INSTRUCTIONS TO FOLLOW
The entries below are to be repeated verbatim, in full.

Saved entries
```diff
+                    const float* xp = a.x + (int64_t)TPF_SRC(src_nn) * a.d_in + xcol;
+#pragma unroll
+                    for (int i = 0; i < G::D1; ++i) xn[i] = TPF_XLD(xp, i, src_nn);
+                    src_nn = a.src_sorted[min(beg + s + 2, e_last)];
+                }
+                if (s < deg) contract(so_c, x);
+            });
         } else {
             for (int so = 0; so < CH; ++so) {
                 const int s = s0 + so;
diff --git a/matten_amd/ops.py b/matten_amd/ops.py
--- a/matten_amd/ops.py
+++ b/matten_amd/ops.py
@@ -578,6 +578,10 @@
     if (lib.matten_tp_max_cols() != TP_MAX_COLS or lib.matten_tp_max_cols_l0() != TP_MAX_COLS_L0
             or lib.matten_tp_max_cols_l1() != TP_MAX_COLS_L1):
         raise _lib.MattenHipError("plan.TP_MAX_COLS does not match the library's entry width (-DTPF_MAX_COLS)")
+    from .plan import TP_WREG_MAX_L1, tp_wreg
+    if tp_wreg() and lib.matten_tp_wreg() != TP_WREG_MAX_L1 + 1:
+        raise _lib.MattenHipError("plans mark coupling-major entries (plan.TP_KIND_WREG) that this library was not built for "
+                                  "(-DTPF_WREG=0 / -DTPF_WREG_MAX_L1): set MATTEN_TP_WREG=0")
     global _GROUPS_CHECKED
     from .plan import tp_groups_hash
     if not _GROUPS_CHECKED and lib.matten_tp_groups_hash() != tp_groups_hash():
diff --git a/matten_amd/plan.py b/matten_amd/plan.py
--- a/matten_amd/plan.py
+++ b/matten_amd/plan.py
@@ -79,6 +79,13 @@
 
 TP_KIND_MERGED = 256
 TP_MERGE = os.environ.get("MATTEN_TP_MERGE", "1") != "0"
+TP_KIND_WREG = 512
+TP_WREG_MAX_L1 = 1
+TP_WREG_DEFAULT = "1"
+
+
+def tp_wreg() -> bool:
+    return os.environ.get("MATTEN_TP_WREG", TP_WREG_DEFAULT) != "0"
 
 FUSED_UNIT_SHARED = 1 << 24
 FUSED_UNIT_LOADER_ONLY = 1 << 25
@@ -386,6 +393,7 @@
         lds_need = max(lds_need, 16 * n_tiles16 * (16 * (-(-(mul_c * len(live)) // 16)) + 32 + 4))
         n_mt = -(-(mul_c * len(live)) // 16)
         merged = len(halves) == 2
+        wreg = (tp_wreg() and not merged and l1 <= TP_WREG_MAX_L1 and cu_log2 in (3, 4) and mul_c == (1 << cu_log2))
         rows = []
         for h, (mul_h, present) in enumerate(halves):
             row = [-1, 0, mul_h, cu_log2, 0, 0, 0, 0] + [0] * 24
@@ -398,16 +406,17 @@
             row[4] = mask
             rows.append(row)
         head = rows[0]
-        head[0] = l1 * TP_KIND_STRIDE + gi + (TP_KIND_MERGED if merged else 0)
+        head[0] = l1 * TP_KIND_STRIDE + gi + (TP_KIND_MERGED if merged else 0) + (TP_KIND_WREG if wreg else 0)
         head[1], head[2], head[5], head[6], head[7] = x_off + u0 * d1_, mul_c, len(fused_cols), fused_a_tiles, n_mt
         if merged:
             rows[1][5] = head[4]
             head[4] |= rows[1][4]
         fused_a_tiles += n_mt
         for (mul_h, present) in halves:
-            for uu in range(mul_h):
-                for key in live:
-                    fused_cols.append(present[key].w_off + u0 + uu if key in present else -1)
+            order = ([(uu, key) for key in live for uu in range(mul_h)] if wreg else
+                     [(uu, key) for uu in range(mul_h) for key in live])
+            for uu, key in order:
+                fused_cols.append(present[key].w_off + u0 + uu if key in present else -1)
         for r_, (mul_h, present) in zip(rows, halves):
             gentries.append(r_)
             gentry_paths.append({c: paths.index(present[key]) for c, key in enumerate(combos) if key in present})
```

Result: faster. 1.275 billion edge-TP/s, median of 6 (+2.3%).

WRITTEN SOLUTION
```diff
+                    const float* xp = a.x + (int64_t)TPF_SRC(src_nn) * a.d_in + xcol;
+#pragma unroll
+                    for (int i = 0; i < G::D1; ++i) xn[i] = TPF_XLD(xp, i, src_nn);
+                    src_nn = a.src_sorted[min(beg + s + 2, e_last)];
+                }
+                if (s < deg) contract(so_c, x);
+            });
         } else {
             for (int so = 0; so < CH; ++so) {
                 const int s = s0 + so;
diff --git a/matten_amd/ops.py b/matten_amd/ops.py
--- a/matten_amd/ops.py
+++ b/matten_amd/ops.py
@@ -578,6 +578,10 @@
     if (lib.matten_tp_max_cols() != TP_MAX_COLS or lib.matten_tp_max_cols_l0() != TP_MAX_COLS_L0
             or lib.matten_tp_max_cols_l1() != TP_MAX_COLS_L1):
         raise _lib.MattenHipError("plan.TP_MAX_COLS does not match the library's entry width (-DTPF_MAX_COLS)")
+    from .plan import TP_WREG_MAX_L1, tp_wreg
+    if tp_wreg() and lib.matten_tp_wreg() != TP_WREG_MAX_L1 + 1:
+        raise _lib.MattenHipError("plans mark coupling-major entries (plan.TP_KIND_WREG) that this library was not built for "
+                                  "(-DTPF_WREG=0 / -DTPF_WREG_MAX_L1): set MATTEN_TP_WREG=0")
     global _GROUPS_CHECKED
     from .plan import tp_groups_hash
     if not _GROUPS_CHECKED and lib.matten_tp_groups_hash() != tp_groups_hash():
diff --git a/matten_amd/plan.py b/matten_amd/plan.py
--- a/matten_amd/plan.py
+++ b/matten_amd/plan.py
@@ -79,6 +79,13 @@
 
 TP_KIND_MERGED = 256
 TP_MERGE = os.environ.get("MATTEN_TP_MERGE", "1") != "0"
+TP_KIND_WREG = 512
+TP_WREG_MAX_L1 = 1
+TP_WREG_DEFAULT = "1"
+
+
+def tp_wreg() -> bool:
+    return os.environ.get("MATTEN_TP_WREG", TP_WREG_DEFAULT) != "0"
 
 FUSED_UNIT_SHARED = 1 << 24
 FUSED_UNIT_LOADER_ONLY = 1 << 25
@@ -386,6 +393,7 @@
         lds_need = max(lds_need, 16 * n_tiles16 * (16 * (-(-(mul_c * len(live)) // 16)) + 32 + 4))
         n_mt = -(-(mul_c * len(live)) // 16)
         merged = len(halves) == 2
+        wreg = (tp_wreg() and not merged and l1 <= TP_WREG_MAX_L1 and cu_log2 in (3, 4) and mul_c == (1 << cu_log2))
         rows = []
         for h, (mul_h, present) in enumerate(halves):
             row = [-1, 0, mul_h, cu_log2, 0, 0, 0, 0] + [0] * 24
@@ -398,16 +406,17 @@
             row[4] = mask
             rows.append(row)
         head = rows[0]
-        head[0] = l1 * TP_KIND_STRIDE + gi + (TP_KIND_MERGED if merged else 0)
+        head[0] = l1 * TP_KIND_STRIDE + gi + (TP_KIND_MERGED if merged else 0) + (TP_KIND_WREG if wreg else 0)
         head[1], head[2], head[5], head[6], head[7] = x_off + u0 * d1_, mul_c, len(fused_cols), fused_a_tiles, n_mt
         if merged:
             rows[1][5] = head[4]
             head[4] |= rows[1][4]
         fused_a_tiles += n_mt
         for (mul_h, present) in halves:
-            for uu in range(mul_h):
-                for key in live:
-                    fused_cols.append(present[key].w_off + u0 + uu if key in present else -1)
+            order = ([(uu, key) for key in live for uu in range(mul_h)] if wreg else
+                     [(uu, key) for uu in range(mul_h) for key in live])
+            for uu, key in order:
+                fused_cols.append(present[key].w_off + u0 + uu if key in present else -1)
         for r_, (mul_h, present) in zip(rows, halves):
             gentries.append(r_)
             gentry_paths.append({c: paths.index(present[key]) for c, key in enumerate(combos) if key in present})
```

Result: faster. 1.275 billion edge-TP/s, median of 6 (+2.3%).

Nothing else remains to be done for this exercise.